Fourteen years and several countries later, I feel with an equal amount of certainty that connection with other immigrants is, for me, as important to establishing a sense of community as avoiding connecting solely with immigrants is to integrating into a physical community. Although I don’t wish to live exclusively among “expats”, fellow immigrants are part of an emotional support system that is vital when the challenges and frustrations unique to my situation become overwhelming. This has been especially important for me here in Sweden – the first country I’ve lived in where I wasn’t already rooted through language, culture, or family ties.

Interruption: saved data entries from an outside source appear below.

template <typename T, int EPL, int GT_BATCH>
__global__ __launch_bounds__(GT_THREADS) void gate_topk_kernel(
    const T *__restrict__ in, int apply_softmax, int Tn, int E, int k, int normalize, int tile,
    T *__restrict__ scores_out, int32_t *__restrict__ idx, T *__restrict__ gates,
    int32_t *__restrict__ ws_hist, float *__restrict__ ws_colsum, int32_t *__restrict__ clear_map,
    int clear_n, int tie_mode) {
  using CT = typename Elem<T>::ct;
  extern __shared__ __attribute__((aligned(16))) unsigned char smem[];
  int32_t *s_hist = reinterpret_cast<int32_t *>(smem);
  float *s_col = reinterpret_cast<float *>(smem) + (size_t)k * E;
  const int tie_slots = tie_mode > 0 ? tie_mode : GT_WAVES, tie_slot = (int)(threadIdx.x >> 6) % tie_slots;
  CT *s_tv = reinterpret_cast<CT *>(smem + (((size_t)k * E * 4 + 7) & ~(size_t)7)) + (size_t)tie_slot * E;
  uint16_t *s_tp = reinterpret_cast<uint16_t *>(reinterpret_cast<CT *>(smem + (((size_t)k * E * 4 + 7) & ~(size_t)7)) + (size_t)tie_slots * E) +
                   (size_t)tie_slot * E;
  __shared__ int s_lock[GT_WAVES];

  const int tid = threadIdx.x, lane = tid & 63, wid = tid >> 6;
  const int b = blockIdx.x;
  const int t0 = b * tile, t1 = min(Tn, t0 + tile);

  if (clear_map != nullptr) {
    const int per = (clear_n + (int)gridDim.x - 1) / (int)gridDim.x;
    const int c0 = b * per, c1 = min(clear_n, c0 + per);
    for (int i = c0 + tid; i < c1; i += GT_THREADS) clear_map[i] = -1;
  }

  for (int i = tid; i < k * E; i += GT_THREADS) s_hist[i] = 0;
  if (tid < GT_WAVES) s_lock[tid] = 0;
  __syncthreads();

  float colacc[EPL];
#pragma unroll
  for (int j = 0; j < EPL; ++j) colacc[j] = 0.f;

  for (int tb = t0 + wid; tb < t1; tb += GT_WAVES * GT_BATCH) {
    CT v[GT_BATCH][EPL];
    bool live[GT_BATCH];
    int tt[GT_BATCH];
#pragma unroll
    for (int u = 0; u < GT_BATCH; ++u) {
      tt[u] = tb + u * GT_WAVES;
      live[u] = tt[u] < t1;
      const T *row = in + (size_t)min(tt[u], Tn - 1) * E;
#pragma unroll
      for (int j = 0; j < EPL; ++j) {
        int e = lane + 64 * j;
        v[u][j] = (e < E) ? Elem<T>::to_f32(row[e]) : -INFINITY;
      }
    }
    if (apply_softmax) {
      CT m[GT_BATCH], s[GT_BATCH];
#pragma unroll
      for (int u = 0; u < GT_BATCH; ++u) {
        m[u] = -INFINITY;
#pragma unroll
        for (int j = 0; j < EPL; ++j) m[u] = ct_max(m[u], v[u][j]);
      }
#pragma unroll
      for (int o = 32; o > 0; o >>= 1)
#pragma unroll
        for (int u = 0; u < GT_BATCH; ++u) m[u] = ct_max(m[u], __shfl_xor(m[u], o, 64));
#pragma unroll
      for (int u = 0; u < GT_BATCH; ++u) {
        s[u] = 0.f;
#pragma unroll
        for (int j = 0; j < EPL; ++j) {
          int e = lane + 64 * j;
          v[u][j] = (e < E) ? ct_exp(v[u][j] - m[u]) : 0.f;
          s[u] += v[u][j];
        }
      }
#pragma unroll
      for (int o = 32; o > 0; o >>= 1)
#pragma unroll
        for (int u = 0; u < GT_BATCH; ++u) s[u] += __shfl_xor(s[u], o, 64);
#pragma unroll
      for (int u = 0; u < GT_BATCH; ++u)
#pragma unroll
        for (int j = 0; j < EPL; ++j) {
          int e = lane + 64 * j;
          if (e < E) {
            T r = Elem<T>::from_f32(v[u][j] / s[u]);
            v[u][j] = Elem<T>::to_f32(r);
            if (scores_out && live[u]) scores_out[(size_t)tt[u] * E + e] = r;
          } else {
            v[u][j] = -INFINITY;
          }
        }
    }
    unsigned long long nanm[GT_BATCH];
#pragma unroll
    for (int u = 0; u < GT_BATCH; ++u) {
      nanm[u] = 0;
#pragma unroll
      for (int j = 0; j < EPL; ++j) {
        int e = lane + 64 * j;
        if (e < E && live[u]) colacc[j] += (float)v[u][j];
        if (v[u][j] != v[u][j]) { v[u][j] = -INFINITY; nanm[u] |= 1ull << j; }
      }
    }

    unsigned long long taken[GT_BATCH];
    CT myg[GT_BATCH], prev[GT_BATCH];
    int myidx[GT_BATCH];
    bool tied[GT_BATCH];
#pragma unroll
    for (int u = 0; u < GT_BATCH; ++u) { taken[u] = 0; myg[u] = 0; myidx[u] = -1; prev[u] = 0; tied[u] = false; }
    const int rounds = tie_mode ? k + 1 : k;
    for (int c = 0; c < rounds; ++c) {
      CT bv[GT_BATCH];
      int be[GT_BATCH];
#pragma unroll
      for (int u = 0; u < GT_BATCH; ++u) {
        bv[u] = -INFINITY;
        be[u] = 0x7fffffff;
#pragma unroll
        for (int j = 0; j < EPL; ++j) {
          int e = lane + 64 * j;
          bool ok = (e < E) && !((taken[u] >> j) & 1ull);
          if (ok && (v[u][j] > bv[u] || (v[u][j] == bv[u] && e < be[u]))) { bv[u] = v[u][j]; be[u] = e; }
        }
      }
#pragma unroll
      for (int o = 32; o > 0; o >>= 1)
#pragma unroll
        for (int u = 0; u < GT_BATCH; ++u) {
          CT ov = __shfl_xor(bv[u], o, 64);
          int oe = __shfl_xor(be[u], o, 64);
          if (ov > bv[u] || (ov == bv[u] && oe < be[u])) { bv[u] = ov; be[u] = oe; }
        }
#pragma unroll
      for (int u = 0; u < GT_BATCH; ++u) {
        if (c > 0 && bv[u] == prev[u] && be[u] != 0x7fffffff) tied[u] = true;
        prev[u] = bv[u];
        if (c < k) {
          if ((be[u] & 63) == lane) taken[u] |= 1ull << (be[u] >> 6);
          if (lane == c) { myg[u] = bv[u]; myidx[u] = be[u]; }
        }
      }
    }
    if (tie_mode) {
#pragma unroll
      for (int u = 0; u < GT_BATCH; ++u) {
        if (__ballot(nanm[u] != 0ull) != 0ull) tied[u] = true;
        if (tied[u] && live[u]) {
          const bool shared_slot = tie_slots < GT_WAVES;
          if (shared_slot) {
            if (lane == 0)
              while (atomicCAS(&s_lock[tie_slot], 0, 1) != 0) __builtin_amdgcn_s_sleep(2);
            __builtin_amdgcn_fence(__ATOMIC_ACQUIRE, "workgroup");
            __builtin_amdgcn_wave_barrier();
          }
#pragma unroll
          for (int j = 0; j < EPL; ++j) {
            int e = lane + 64 * j;
            if (e < E) {
              s_tv[e] = ((nanm[u] >> j) & 1ull) ? (CT)NAN : v[u][j];
              s_tp[e] = (uint16_t)e;
            }
          }
          __builtin_amdgcn_fence(__ATOMIC_RELEASE, "wavefront");
          __builtin_amdgcn_wave_barrier();
          if constexpr (EPL <= 4) {
            using Rep = typename TkRepOf<T>::type;
            WaveQueue<EPL, Rep> wq;
            wq.sel = reinterpret_cast<uint8_t *>(s_tp);
            wq.seln = E;
#pragma unroll
            for (int j = 0; j < EPL; ++j) wq.r[j] = Rep::make(((nanm[u] >> j) & 1ull) ? (CT)NAN : v[u][j], lane + 64 * j);
            AtenTopk<WaveQueue<EPL, Rep>> tsw(wq);
            tsw.run(E, k);
            if (lane < k) {
              myidx[u] = Rep::id_of(wq.r[0].unpack());
              myg[u] = s_tv[myidx[u]];
            }
          } else {
            if (lane == 0) {
              LdsQueue<CT, uint16_t> lq{s_tv, s_tp};
              AtenTopk<LdsQueue<CT, uint16_t>> ts(lq);
              ts.run(E, k);
            }
            __builtin_amdgcn_fence(__ATOMIC_ACQ_REL, "wavefront");
            __builtin_amdgcn_wave_barrier();
            if (lane < k) {
              myidx[u] = s_tp[lane];
              myg[u] = s_tv[myidx[u]];
            }
          }
          __builtin_amdgcn_fence(__ATOMIC_ACQ_REL, "wavefront");
          __builtin_amdgcn_wave_barrier();
          if (shared_slot) {
            __builtin_amdgcn_fence(__ATOMIC_RELEASE, "workgroup");
            __builtin_amdgcn_wave_barrier();
            if (lane == 0) __hip_atomic_store(&s_lock[tie_slot], 0, __ATOMIC_RELEASE, __HIP_MEMORY_SCOPE_WORKGROUP);
          }
        }
      }
    }
#pragma unroll
    for (int u = 0; u < GT_BATCH; ++u) {
      CT denom = __shfl(myg[u], 0, 64);
      for (int c = 1; c < k; ++c) denom = round_to<T>(denom + __shfl(myg[u], c, 64));
      if (lane < k && live[u]) {
        CT g = myg[u];
        if (normalize && k > 1) {
          CT d = ct_max(denom, (CT)Elem<T>::eps());
          if (denom != denom) d = denom;
          g = g / d;
        }
        gates[(size_t)lane * Tn + tt[u]] = Elem<T>::from_f32(g);
        idx[(size_t)lane * Tn + tt[u]] = myidx[u];
        atomicAdd(&s_hist[lane * E + myidx[u]], 1);
      }
    }
  }

  __syncthreads();
  for (int i = tid; i < k * E; i += GT_THREADS) ws_hist[(size_t)b * k * E + i] = s_hist[i];
  const int slab = E < GT_COL_SLAB ? E : GT_COL_SLAB;
  for (int e0 = 0; e0 < E; e0 += slab) {
#pragma unroll
    for (int j = 0; j < EPL; ++j) {
      int e = lane + 64 * j;
      if (e >= e0 && e < e0 + slab && e < E) s_col[wid * slab + (e - e0)] = colacc[j];
    }
    __syncthreads();
    for (int e = e0 + tid; e < e0 + slab && e < E; e += GT_THREADS) {
      float s = 0.f;
#pragma unroll
      for (int w = 0; w < GT_WAVES; ++w) s += s_col[w * slab + (e - e0)];
      ws_colsum[(size_t)b * E + e] = s;
    }
    __syncthreads();
  }
}
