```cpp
struct ClusterMaps {
  const unsigned char* shared_t;
  const int* ids;
  const int* id2idx;
  int maxid;
};
struct ClusterBuffers {
  DevBuf<BRec> send, recv;
  DevBuf<pmvs_patch> ins;
  DevBuf<int> flags, pos, cnts;
  DevBuf<char> temp;
};
hipError_t drop_foreign(FilterBuffers& B, const pmvs_patch* src, int n, const CompactDst& dst_for, int* n_out,
                        hipStream_t st);
hipError_t cluster_exchange(const DScene& s, ClusterBuffers& CB, const ClusterMaps& cm, const pmvs_patch* src, int n,
                            pmvs_patch*& dst, size_t& dst_cap, int* n_out, const Shard& sh, hipStream_t st,
                            long long xstats[3], bool& agreed);
hipError_t lls_selftest(const float* A, const float* b, const int* off, int nsys, int total, float* x);

struct SeedInput {
  const pmvs_point* points;
  const int* npts;
  const int* vis_off;
  const int* vis;
  int sequence;
  float angle0;
  std::vector<const uint8_t*> mask_level;
  int batch, per_cell;
  int lookahead;
  int spec_near;
};
// ... 9 lines not shown
```

cmvs-pmvs_amd/pmvs_amd.py:

```python
from __future__ import annotations

import ctypes as C
import os
from dataclasses import dataclass, field
from typing import List, Optional, Sequence

import numpy as np

HERE = os.path.dirname(os.path.abspath(__file__))
LIB_PATH = os.environ.get("PMVS_AMD_LIB", os.path.join(HERE, "libpmvs_amd.so"))

MAX_IMAGES = 128
MAX_TAU = 16

ACCEPTED, FAIL_PRE, FAIL_POST, FAIL_OVERFLOW = 0, 1, 2, 3
FIX_FOREIGN = 2

CANDIDATE_DTYPE = np.dtype(
    [("coord", "<f4", 4), ("normal", "<f4", 4), ("dscale", "<f4"), ("num_images", "<i4"),
     ("images", "<i4", MAX_IMAGES)], align=True)
REFINED_DTYPE = np.dtype(
    [("status", "<i4"), ("refine_code", "<i4"), ("evals", "<i4"), ("num_images", "<i4"),
     ("coord", "<f4", 4), ("normal", "<f4", 4), ("ncc", "<f4"), ("dscale", "<f4"), ("ascale", "<f4"),
     ("tmp", "<f4"), ("timages", "<i4"), ("reserved", "<i4"), ("images", "<i4", MAX_IMAGES),
# ... 97 lines not shown
        return d


class Options(C.Structure):
    _fields_ = [(k, C.c_int32) for k in ("level", "csize", "wsize", "min_image_num", "cpu", "use_bound",
                                          "use_vis_data", "sequence", "tflag", "oflag")] + \
               [(k, C.c_float) for k in ("threshold", "set_edge", "max_angle", "quad")] + \
               [(k, C.c_int32) for k in ("num_timages", "num_oimages", "num_bindexes")] + \
               [(k, C.POINTER(C.c_int32)) for k in ("timages", "oimages", "bindexes", "visdata2_offsets",
                                                      "visdata2")]


class SynthParams(C.Structure):
    _fields_ = [("num_views", C.c_int32), ("num_targets", C.c_int32), ("width", C.c_int32),
                ("height", C.c_int32), ("supersample", C.c_int32), ("level", C.c_int32),
                ("seed", C.c_uint64), ("ring_radius", C.c_double), ("height_offset", C.c_double),
                ("focal_scale", C.c_double), ("arc_step_deg", C.c_double), ("gain_sigma", C.c_double),
                ("bias_sigma", C.c_double), ("noise_sigma", C.c_double), ("lowtex", C.c_double),
                ("occluder_radius", C.c_double), ("render_first", C.c_int32), ("render_count", C.c_int32)]


HARD = dict(gain_sigma=0.15, bias_sigma=0.04, noise_sigma=0.08, lowtex=0.5, occluder_radius=0.3)


EXPORTS = ["pmvs_last_error", "pmvs_device_count", "pmvs_scene_create", "pmvs_scene_destroy",
           "pmvs_set_thresholds", "pmvs_scene_get_level", "pmvs_grab_tex", "pmvs_incc_eval",
           "pmvs_refine_batch", "pmvs_refine_batch_device", "pmvs_scene_sync", "pmvs_synth_ring",
           "pmvs_synth_candidates", "pmvs_selftest_math", "pmvs_selftest_bobyqa", "pmvs_camera_load",
           "pmvs_ppm_load", "pmvs_options_load", "pmvs_options_free", "pmvs_write_patches", "pmvs_write_pset",
           "pmvs_write_ply", "pmvs_patch_colors", "pmvs_filter_run",
           "pmvs_expand_run", "pmvs_expand_fetch", "pmvs_run_loop", "pmvs_loop_fetch", "pmvs_loop_hash",
           "pmvs_loop_export_sizes", "pmvs_loop_export", "pmvs_export_patches_sizes", "pmvs_export_patches",
           "pmvs_depth_map_layout", "pmvs_loop_depth_maps", "pmvs_depth_maps_patches", "pmvs_write_pfm",
           "pmvs_loop_text", "pmvs_text_patches", "pmvs_selftest_format",
           "pmvs_scene_set_shard", "pmvs_scene_set_shard_rccl", "pmvs_scene_set_cluster",
           "pmvs_scene_set_cluster_rccl", "pmvs_rccl_unique_id",
           "pmvs_rccl_create", "pmvs_rccl_destroy", "pmvs_rccl_allgather", "pmvs_rccl_allgather_device",
           "pmvs_tcp_create", "pmvs_tcp_allgather", "pmvs_tcp_destroy", "pmvs_thread_exchange_create",
           "pmvs_thread_exchange_ctx", "pmvs_thread_allgather", "pmvs_thread_exchange_destroy", "pmvs_detect_features",
           "pmvs_seed_run", "pmvs_seed_fetch", "pmvs_selftest_lls", "pmvs_image_load", "pmvs_pnm_mask_load", "pmvs_set_edge"]

ALLGATHER_FN = C.CFUNCTYPE(C.c_int, C.c_void_p, C.c_void_p, C.c_int64, C.c_void_p)

_lib = None
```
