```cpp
bool await_done(Engine* e) {
    if (!e || !e->began) return false;
    if (e->lml ? !e->lml_records : !(e->post_stream && e->post_records)) return false;
    const size_t n = e->lml ? (size_t)e->lg.nwg * tgp_lml::record_lines(e->md.d) : (size_t)e->nwg_local;
    auto there = [&](size_t* next) { return e->lml ? tgp_lml::records_there(e->lg, e->md.d, e->lpart, e->seq, next) : tgp_lml::records_there(n, e->part, e->seq, next); };
    size_t next = 0;
    const bool dbg = steady_debug();
    for (unsigned spin = 1;; ++spin) {
        if (dbg && e->dbg_ns[1] == 0) {
            const unsigned long long key = tgp_lml::record_key(e->seq);
            const volatile unsigned long long* q = reinterpret_cast<const volatile unsigned long long*>(e->lml ? e->lpart : e->part);
            for (size_t k = 0; k < n && e->dbg_ns[1] == 0; ++k)
                if (e->lml ? tgp_lml::record_line_ok(q + k * tgp_lml::kLineWords, key) : (q[2 * k] ^ q[2 * k + 1]) == key) e->dbg_ns[1] = host_ns();
        }
        if (there(&next)) {
            if (dbg) e->dbg_ns[2] = host_ns();
            return true;
        }
        if ((spin & 4095u) == 0) {
            const hipError_t q = hipStreamQuery(e->stream);
            (void)hipGetLastError();
            if (q != hipErrorNotReady) return there(&next);
        }
        __builtin_ia32_pause();
    }
}

void abandon(Engine* e) {
    if (!e || !e->began || !e->deferred || !e->hflat) return;
    e->deferred = false;
    long long* hflag = reinterpret_cast<long long*>(e->hflat + e->flat_cap);
    for (int s2 = 0; s2 < 3; ++s2) __atomic_store_n(hflag + s2, 2 * e->seq + 1, __ATOMIC_RELEASE);
    if (e->hhead) {
        raise_flag(hh_flag(e) + 1, 2 * e->seq);
        raise_flag(hh_flag(e) + 3, 2 * e->seq);
    }
    e->hh_pending = false;
}

int enqueue(Engine* e, hipStream_t stream, const Call& c, const char** kname, std::string* err) {
    if (!e || !e->began || !c.y || c.T <= 0 || (c.mean && (!c.var || !c.Rnew))) {
        if (err) *err = "tgp_modal::enqueue: bad argument / no plan";
        return (int)hipErrorInvalidValue;
    }
    int r = 0;
    if (e->lml) {
        if (c.mean != nullptr || c.seg_lo != 0 || (c.seg_hi >= 0 && c.seg_hi < c.T)) {
            if (err) *err = "tgp_modal::enqueue: the plan was made for a logpdf-only call over the whole series";
            return (int)hipErrorInvalidValue;
        }
        tgp_lml::Buffers b;
        b.part = e->lpart;
        b.head_in = hh_in(e);
        b.flags = hh_flag(e);
        e->lml_records = lml_records_enabled();
        e->post_stream = false;
        e->post = false;
        e->stream = stream;
        e->owns_head = true;
        e->nwg_local = e->lg.nwg;
        if (steady_debug()) dbg_arm(e);
        r = tgp_lml::enqueue(stream, e->md, e->lg, c.T, c.y, b, e->seq, e->lWt, kname);
        if (r != 0 && err) *err = std::string("tgp_lml: launch: ") + hipGetErrorString((hipError_t)r);
        return r;
    }
    switch (e->md.d) {
        case 1: r = launch<1>(e, stream, c, kname); break;
        case 2: r = launch<2>(e, stream, c, kname); break;
        case 3: r = launch<3>(e, stream, c, kname); break;
        case 4: r = launch<4>(e, stream, c, kname); break;
        case 5: r = launch<5>(e, stream, c, kname); break;
        case 6: r = launch<6>(e, stream, c, kname); break;
        case 7: r = launch<7>(e, stream, c, kname); break;
        case 8: r = launch<8>(e, stream, c, kname); break;
        default: r = (int)hipErrorInvalidValue;
    }
    if (r != 0 && err) *err = std::string("tgp_modal: launch: ") + hipGetErrorString((hipError_t)r);
    return r;
}

void finish_parts(const Engine* e, double* ssq, double* head_quad) {
    if (e->lml) {
        *ssq = tgp_lml::finish(e->md, e->lg, e->lpart, e->hhead + 4 * kHH, e->lWt);
        *head_quad = e->host_quad;
        return;
    }
    double s = 0.0;
    const int stride = e->post_stream ? 2 : 1;
    for (long long g = 0; g < e->nwg_local; ++g) s += e->part[stride * g];
    *ssq = s;
    *head_quad = e->owns_head ? (e->hosthead ? e->host_quad : e->part[e->nwg_local]) : 0.0;
}

double finish(const Engine* e, long long T) {
    const Modal& md = e->md;
    if (std::getenv("TGP_POST_DBG") != nullptr && (std::atoi(std::getenv("TGP_POST_DBG")) & 16) && e->post && e->nwg_local <= 256) {
        const double* q = e->part + tgp_post::kStampOff;
        const long long R = e->nwg_local * 8;
        double s0 = 1e300, s1 = -1e300, e0 = 1e300, e1 = -1e300, esum = 0.0;
        long long elast = -1, n = 0;
        for (long long r = 0; r < R; ++r) {
            if (q[2 * r] == 0.0) continue;
            ++n;
            s0 = std::min(s0, q[2 * r]); s1 = std::max(s1, q[2 * r]);
            e0 = std::min(e0, q[2 * r + 1]);
            esum += q[2 * r + 1];
            if (q[2 * r + 1] > e1) { e1 = q[2 * r + 1]; elast = r; }
        }
        {
            int hist[64] = {0};
            double xs[8] = {0}, ws[8] = {0};
            int xn[8] = {0}, wn[8] = {0};
            for (long long r = 0; r < R; ++r) {
                if (q[2 * r] == 0.0) continue;
                const double en = (q[2 * r + 1] - s0) * 0.01;
                const int b = (int)(en / 2.0);
                ++hist[b < 63 ? b : 63];
                xs[(r / 8) % 8] += en; ++xn[(r / 8) % 8];
                ws[r % 8] += en; ++wn[r % 8];
            }
            fprintf(stderr, "[tgp post] ends by 2 us:");
            for (int b = 0; b < 40; ++b) if (hist[b]) fprintf(stderr, " %d:%d", 2 * b, hist[b]);
            fprintf(stderr, "\n[tgp post] mean end by XCD:");
            for (int x = 0; x < 8; ++x) fprintf(stderr, " %.1f", xs[x] / std::max(1, xn[x]));
            fprintf(stderr, "; by wave of the workgroup:");
            for (int x = 0; x < 8; ++x) fprintf(stderr, " %.1f", ws[x] / std::max(1, wn[x]));
            fprintf(stderr, "\n");
        }
        fprintf(stderr, "[tgp post] %lld runs: starts within %.2f us; ends: first %.2f, mean %.2f, last %.2f us after the first start (run %lld); run 0 ends %.2f, run R/2 ends %.2f\n", n,
                (s1 - s0) * 0.01, (e0 - s0) * 0.01, (esum / n - s0) * 0.01, (e1 - s0) * 0.01, elast, (q[1] - s0) * 0.01, (q[2 * (R / 2) + 1] - s0) * 0.01);
    }
    if (e->lml && std::getenv("TGP_LML_DBG") != nullptr) {
        const double* q = e->lpart + tgp_lml::kStampOff;
        double s0 = 1e300, s1 = 0, l1 = 0, c1 = 0, b1 = 0, e1 = 0;
        for (int g = 0; g < e->lg.nwg && g < 512; ++g) {
            s0 = std::min(s0, q[8 * g]);
            s1 = std::max(s1, q[8 * g]);
        }
        for (int g = 0; g < e->lg.nwg && g < 512; ++g) {
            l1 = std::max(l1, q[8 * g + 1] - s0); c1 = std::max(c1, q[8 * g + 2] - s0); b1 = std::max(b1, q[8 * g + 3] - s0); e1 = std::max(e1, q[8 * g + 4] - s0);
        }
        fprintf(stderr, "[tgp lml] %d workgroups; wave 0 of each, us after the first start: starts within %.2f; first tile landed by %.2f; runs done by %.2f; barrier passed by %.2f; triples written by %.2f\n",
                e->lg.nwg, (s1 - s0) * 0.01, l1 * 0.01, c1 * 0.01, b1 * 0.01, e1 * 0.01);
    }
    if (!e->lml && std::getenv("TGP_STEADY_DEBUG") != nullptr) {
        const double* q = e->part + e->nwg_local;
        fprintf(stderr, "[tgp modal] d %d n0 %d nhs %d n1 %d halo %d geometry %dx%d workgroups %lld | workgroup 0 (us from its start): tables ready %.1f, head forward done %.1f, head backward starts %.1f, done %.1f; last workgroup done %.1f\n",
                md.d, md.n0, md.nhs, md.n1, md.halo, e->nw, e->sub, e->nwg_local, (q[2] - q[1]) * 0.01, (q[3] - q[1]) * 0.01, (q[4] - q[1]) * 0.01, (q[5] - q[1]) * 0.01, (q[6] - q[1]) * 0.01);
        if (q[11] > q[9])
            fprintf(stderr, "[tgp modal] a mid-series workgroup lived %.2f us = %.0f shader cycles (%.0f MHz); it started %.1f us after workgroup 0\n", (q[11] - q[9]) * 0.01, q[10] - q[8],
                    (q[10] - q[8]) / ((q[11] - q[9]) * 0.01), (q[9] - q[1]) * 0.01);
#ifdef TGP_MODAL_PROBE
        {
            static const char* nm[14] = {"entry", "y loaded", "forward steps", "forward scan", "barrier 1", "corrections", "backward steps", "backward scan", "barrier 2", "mean rows in LDS",
                                         "mean stores issued", "variance stores issued", "wave sum", "barrier 3"};
            fprintf(stderr, "[tgp modal] phases of its wave 0 (shader cycles since entry):");
            for (int k = 1; k < 14; ++k) fprintf(stderr, " %s %.0f;", nm[k], q[12 + k] - q[12]);
            fprintf(stderr, "\n[tgp modal] its waves reached barrier 1 at");
            for (int w = 0; w < e->nw; ++w) fprintf(stderr, " %.0f", q[28 + w] - q[12]);
            fprintf(stderr, "; barrier 2 at");
            for (int w = 0; w < e->nw; ++w) fprintf(stderr, " %.0f", q[28 + e->nw + w] - q[12]);
            fprintf(stderr, "\n");
        }
#endif
    }
    double s = 0.0, hq = 0.0;
    finish_parts(e, &s, &hq);
    const double quad = hq + md.iS * s;
    const double logdet = md.LS + (double)(T - md.n0) * md.logS;
    return -0.5 * ((double)T * kLog2Pi + logdet + quad);
}

bool overlap_allowed() { return overlap_tables(); }

}
```

### temporalgps.jl_amd/csrc/tgp_post.hip

```cpp
#include "tgp_post.hpp"
#include "tgp_lane.hpp"

#include "tgp_lml.hpp"
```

After a year in this country, I feel very fortunate to have found not only the support and friendship of native Swedes within my own community, but also from a diverse group of fellow immigrants who further enrich my sense of community and belonging. Many of these friendships are virtual and have come as the result of writing this column and participation in online immigrant groups. But, like most virtual communities, there is a flip side. One that – at the risk of sounding like a babe in the woods – has surprised me: the petty and, at times, malicious way that immigrants criticize and verbally attack other immigrants when they express anything other than perfect contentment in Sweden. Worse still is when the target of this abuse is refugees.

It’s not that this phenomenon applies only among immigrants. Without a doubt, the internet has spawned a virtual army of people who, cloaked in relative anonymity, feel safe spewing bile at people they don’t know. There’s no reason I can conceive of that this shouldn’t also apply to immigrants, who are, after all, human. What surprises me, however, is when the perpetrators and the targets essentially belong to the same community, in this case, immigrants and refugees.

What I have seen usually involves people demonstrating that they have little tolerance for differences of opinion or experience, and even less inclination to live and let live. At its worst, it manifests itself as the ugly expression of “If you don’t like it, go back to where you came from.” Speaking as an American who is ashamed of the increase of just this kind of rhetoric coming from my native country, I find it difficult to fathom how anyone – never mind a non-native Swede – could say such a thing while living in a country that embodies the ideological opposite.

For some, it seems there’s no sense of empathy, never mind community, that compels them to reach out in support of individuals who are essentially in a similar situation, even if the specifics are not in alignment. Are these people so eager to be considered fully-integrated members of Swedish society that they won’t forebear any less-than-glowing assessments or opinions of their adopted country? If so, they would appear to be misguided, because the native Swedes in my community have and express their own frustrations and disappointments with Sweden and its systems. They also have no problem when I express mine.

Albert Einstein wrote, “…laws alone cannot secure freedom of expression; in order that every man may present his views without penalty there must be a spirit of tolerance in the entire population.”

Back when my immigrant journey was new, I realized just how limiting a shuttered existence could be. Now I appreciate that the principle applies equally as well to living solely among your “own kind” as it does to divorcing yourself from their numbers. Both require the same thing: intolerance.

Maybe it’s just me, but that’s not the way I want to experience life in any country. And it’s certainly not the way I would wish for anyone else to experience it.

Victoria Martínez is an American historical researcher, writer and author of three historical non-fiction books. She lives in Småland county, Sweden, with her Spanish husband and their two children.